Key functions that enable Streptococcus pneumoniae colonization are: establishing the first contact with the epithelium and epithelial receptors, interaction with the complement system, mucus degradation, metal binding, impairment of neutrophil activity and the pro-inflammatory effects of the toxin pneumolysin (Ply). The pneumococcal enzymes Neuraminidase A (NanA), β-galactosidase (BgaA) and β-N-acetylglucosaminidase (StrH) degrade mucus and thereby inhibit mucociliary clearance. Furthermore, the LytA (autolysin)-facilitated release of Ply damages the epithelium and reduces ciliary beating. Negatively charged capsular polysaccharide (CPS) inhibits bacterial mucus entrapment. CPS and several pneumococcal proteins, including pneumococcal surface protein A (PspA), choline-binding protein A (CbpA), enolase (Eno) and pneumococcal histidine triad protein (Pht), directly and indirectly block complement deposition. PspA also binds to lactoferrin to acquire iron and blocks the antimicrobial effect of apolactoferrin. Endopeptidase (PepO), which is released from the pneumococcal surface, binds to C1q and thereby depletes complement components. Pneumococcal CbpE impairs neutrophil recruitment by degrading platelet-activating factor (PAF), a host-derived inflammatory phospholipid. CbpA interacts with factor H interactions to facilitate adherence and subsequent internalization of S. pneumoniae via cell glycosaminoglycans. CbpA also binds to polymeric immunoglobulin receptor (PIGR) to promote adherence. The zinc metalloprotease ZmpA (also known as immunoglobulin A1 protease) subverts mucosal humoral immunity by cleaving IgA1. Phosphorylcholine (ChoP) on teichoic acid mimics host PAF and allows binding to its receptor. Piliated strains express an ancillary pilus subunit tip adhesin called RrgA. Other S. pneumoniae adhesins include enolase (Eno) and adherence and virulence protein A (PavA). PAFR, platelet-activating factor receptor.

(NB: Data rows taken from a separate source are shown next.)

 namespace spa {
-struct FastVariant { void (*kernel)( FastParams); uint32_t R, T; const char* name; };
-#define SPA_FAST_ENTRY( X, RR, TT) {spa_l2_fast_kernel_##X, RR, TT, "spa_l2_fast_kernel_" #X},
-static const FastVariant fastVariants[ FAST_VARIANTS] = { SPA_FAST_VARIANTS( SPA_FAST_ENTRY) };
-static const FastVariant& fastVariantOf( unsigned variant) { return fastVariants[ variant < FAST_VARIANTS ? variant : FAST_VARIANTS-1]; }
+typedef void (*FastKernel)( FastParams);
+#define SPA_FAST_ENTRY( X, RR, TT) spa_l2_fast_kernel_##X,
+#define SPA_FAST_ENTRY_SPECIAL( X, RR, TT, TWO, COMPACT, ITEMS, FORMATS, ORIGSEG, EXPSHIFT) spa_l2_fast_kernel_##X,
+static const FastKernel fastKernels[ FAST_INSTANCES] = { SPA_FAST_VARIANTS( SPA_FAST_ENTRY) SPA_FAST_SPECIALISED( SPA_FAST_ENTRY_SPECIAL) };
+static FastKernel fastKernelOf( unsigned instance) { return fastKernels[ instance < FAST_INSTANCES ? instance : FAST_VARIANTS-1]; }
 
 unsigned fastVariantNamed( const char* size)
 {
-	for (unsigned v=0; v<FAST_VARIANTS; ++v) if (size[ 0] == fastVariants[ v].name[ sizeof("spa_l2_fast_kernel_")-1]) return v;
+	for (unsigned v=0; v<FAST_VARIANTS; ++v) if (size[ 0] == fastInstanceDesc( v).name[ sizeof("spa_l2_fast_kernel_")-1]) return v;
 	return FAST_VARIANTS-1;
 }
-const char* fastKernelName( unsigned variant) { return fastVariantOf( variant).name; }
-void fastCapacities( unsigned variant, uint32_t& R, uint32_t& T) { R = fastVariantOf( variant).R; T = fastVariantOf( variant).T; }
-int fastBlocksPerCU( unsigned variant)
+const char* fastKernelName( unsigned instance) { return fastInstanceDesc( instance).name; }
+void fastCapacities( unsigned variant, uint32_t& R, uint32_t& T) { R = fastInstanceDesc( variant).R; T = fastInstanceDesc( variant).T; }
+int fastBlocksPerCU( unsigned instance)
 {
 	int n = 0;
-	if (hipOccupancyMaxActiveBlocksPerMultiprocessor( &n, (const void*)fastVariantOf( variant).kernel, 64, 0) != hipSuccess || n < 1) n = 1;
+	if (hipOccupancyMaxActiveBlocksPerMultiprocessor( &n, (const void*)fastKernelOf( instance), 64, 0) != hipSuccess || n < 1) n = 1;
 	if (n > 32) n = 32;
 	return n;
 }
-hipError_t launchL2Fast( const FastParams& P, unsigned variant, unsigned nblocks, hipStream_t stream)
-{
-	hipLaunchKernelGGL( fastVariantOf( variant).kernel, dim3( nblocks), dim3( 64), 0, stream, P);
+hipError_t launchL2Fast( const FastParams& P, unsigned instance, unsigned nblocks, hipStream_t stream)
+{
+	hipLaunchKernelGGL( fastKernelOf( instance), dim3( nblocks), dim3( 64), 0, stream, P);
 	return hipGetLastError();
 }
 }
diff --git a/struspattern_amd/csrc/l2_fast_tables.cpp b/struspattern_amd/csrc/l2_fast_tables.cpp
--- a/struspattern_amd/csrc/l2_fast_tables.cpp
+++ b/struspattern_amd/csrc/l2_fast_tables.cpp
@@ -231,4 +231,57 @@
 	S.totalWords = (w + 63u) & ~63u;
 }
 
-}
+void fastFactsOf( const FlatTables& ft, const std::vector<FastKeyInst>& keyinst, const std::vector<FastStatic>* statics, FastFacts& facts)
+{
+	std::memset( &facts, 0, sizeof(facts));
+	for (size_t ei=0; ei<ft.keytab.size(); ++ei)
+	{
+		const DevKeyEntry& e = ft.keytab[ ei];
+		if (!e.event || e.listBegin + (size_t)e.listCount > keyinst.size()) continue;
+		for (uint32_t k=0; k<e.listCount; ++k)
+		{
+			const FastKeyInst& ki = keyinst[ e.listBegin + k];
+			const uint32_t ntrig = (ki.meta >> FKI_NTRIG_SHIFT) & FKI_NTRIG_MASK, rg = (ki.meta >> FKI_RANGE_SHIFT) & FKI_RANGE_MASK;
+			facts.lines += 1;
+			if (ntrig > facts.maxTriggers) facts.maxTriggers = ntrig;
+			if (rg > facts.maxRange) facts.maxRange = rg;
+			if (ki.pastEvent) facts.altKeyLines += 1;
+			if (k % 64u) continue;
+			const bool isStatic = (ki.flags & FKF_BATCH_STATIC) != 0;
+			const bool compact = isStatic && statics && ((*statics)[ e.listBegin + k].misc & FSM_BATCH_COMPACT);
+			facts.batches += 1;
+			if (compact) facts.compactBatches += 1; else if (isStatic) facts.staticBatches += 1; else facts.dynamicBatches += 1;
+		}
+	}
+	while ((1u << facts.expShift) < facts.maxRange + 1u) ++facts.expShift;
+}
+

Fig. 4. Stages in pneumococcal adherence and invasion

a | Several steps are required for invasion of the respiratory tract. Streptococcus pneumoniae evades entrapment in mucus and mucociliary clearance by negatively charged capsular polysaccharide (CPS) and proteolytic degradation of secretory immunoglobulin A1 (IgA1) by the zinc metalloprotease ZmpA (also known as IgA1 protease). Neuraminidase A (NanA), β-galactosidase (BgaA) and β-N-acetylglucosaminidase (StrH) deglycosylate mucus and unmask glycan targets for adhesins on the epithelium. Finally, pneumolysin (Ply) inhibits ciliary beating. Adherence to the apical surface of epithelial cells is mediated by diverse surface structures, including phosphorylcholine (ChoP), choline-binding protein A (CbpA), the ancillary pilus subunit RrgA at the tip of pili, adherence and virulence protein A (PavA) and large surface-exposed glycoprotein (PsrP). S. pneumoniae binds through ChoP to platelet-activating factor receptor (PAFR) and through CbpA to polymeric immunoglobulin receptor (PIGR), and by subverting the respective host receptor recycling pathways, it induces its own endocytosis, which is followed by release of pneumococci at the basolateral surface. Alternatively, Ply and hydrogen peroxide (H₂O₂) directly damage the epithelium, and hyaluronate lyase (Hyl) and plasmin, which is bound to the pneumococcal surface through enolase (Eno), glyceralde-hyde-3-phosphate dehydrogenase (GAPDH) or CbpE, degrade the extracellular matrix. This breaks down the epithelial barrier and provides a pathway for paracellular invasion. ChoP–PAFR and CbpA–PIGR interactions also enable pneumococci to traverse the endothelium and enter the bloodstream. Upregulation of PAFR by inflammatory cytokines amplifies ChoP–PAFR-mediated invasion. CPS and other virulence factors, including pneumococcal surface protein A (PspA), CbpA and Ply, facilitate evasion of opsonophagocytosis. b | To penetrate the blood–brain barrier, S. pneumoniae uses ChoP–PAFR, CbpA–PIGR and CbpA–laminin receptor (LR) binding. Strains that express pili also use RrgA to bind to PIGR and platelet endothelial cell adhesion molecule 1 (PECAM1). Similar to invasion of the respiratory tract, Ply, H₂O₂ generated by α-glycerophosphate oxidase (GlpO) and activated plasmin bound to the pneumococcal surface proteins Eno, GAPDH and CbpE can compromise the blood–brain barrier.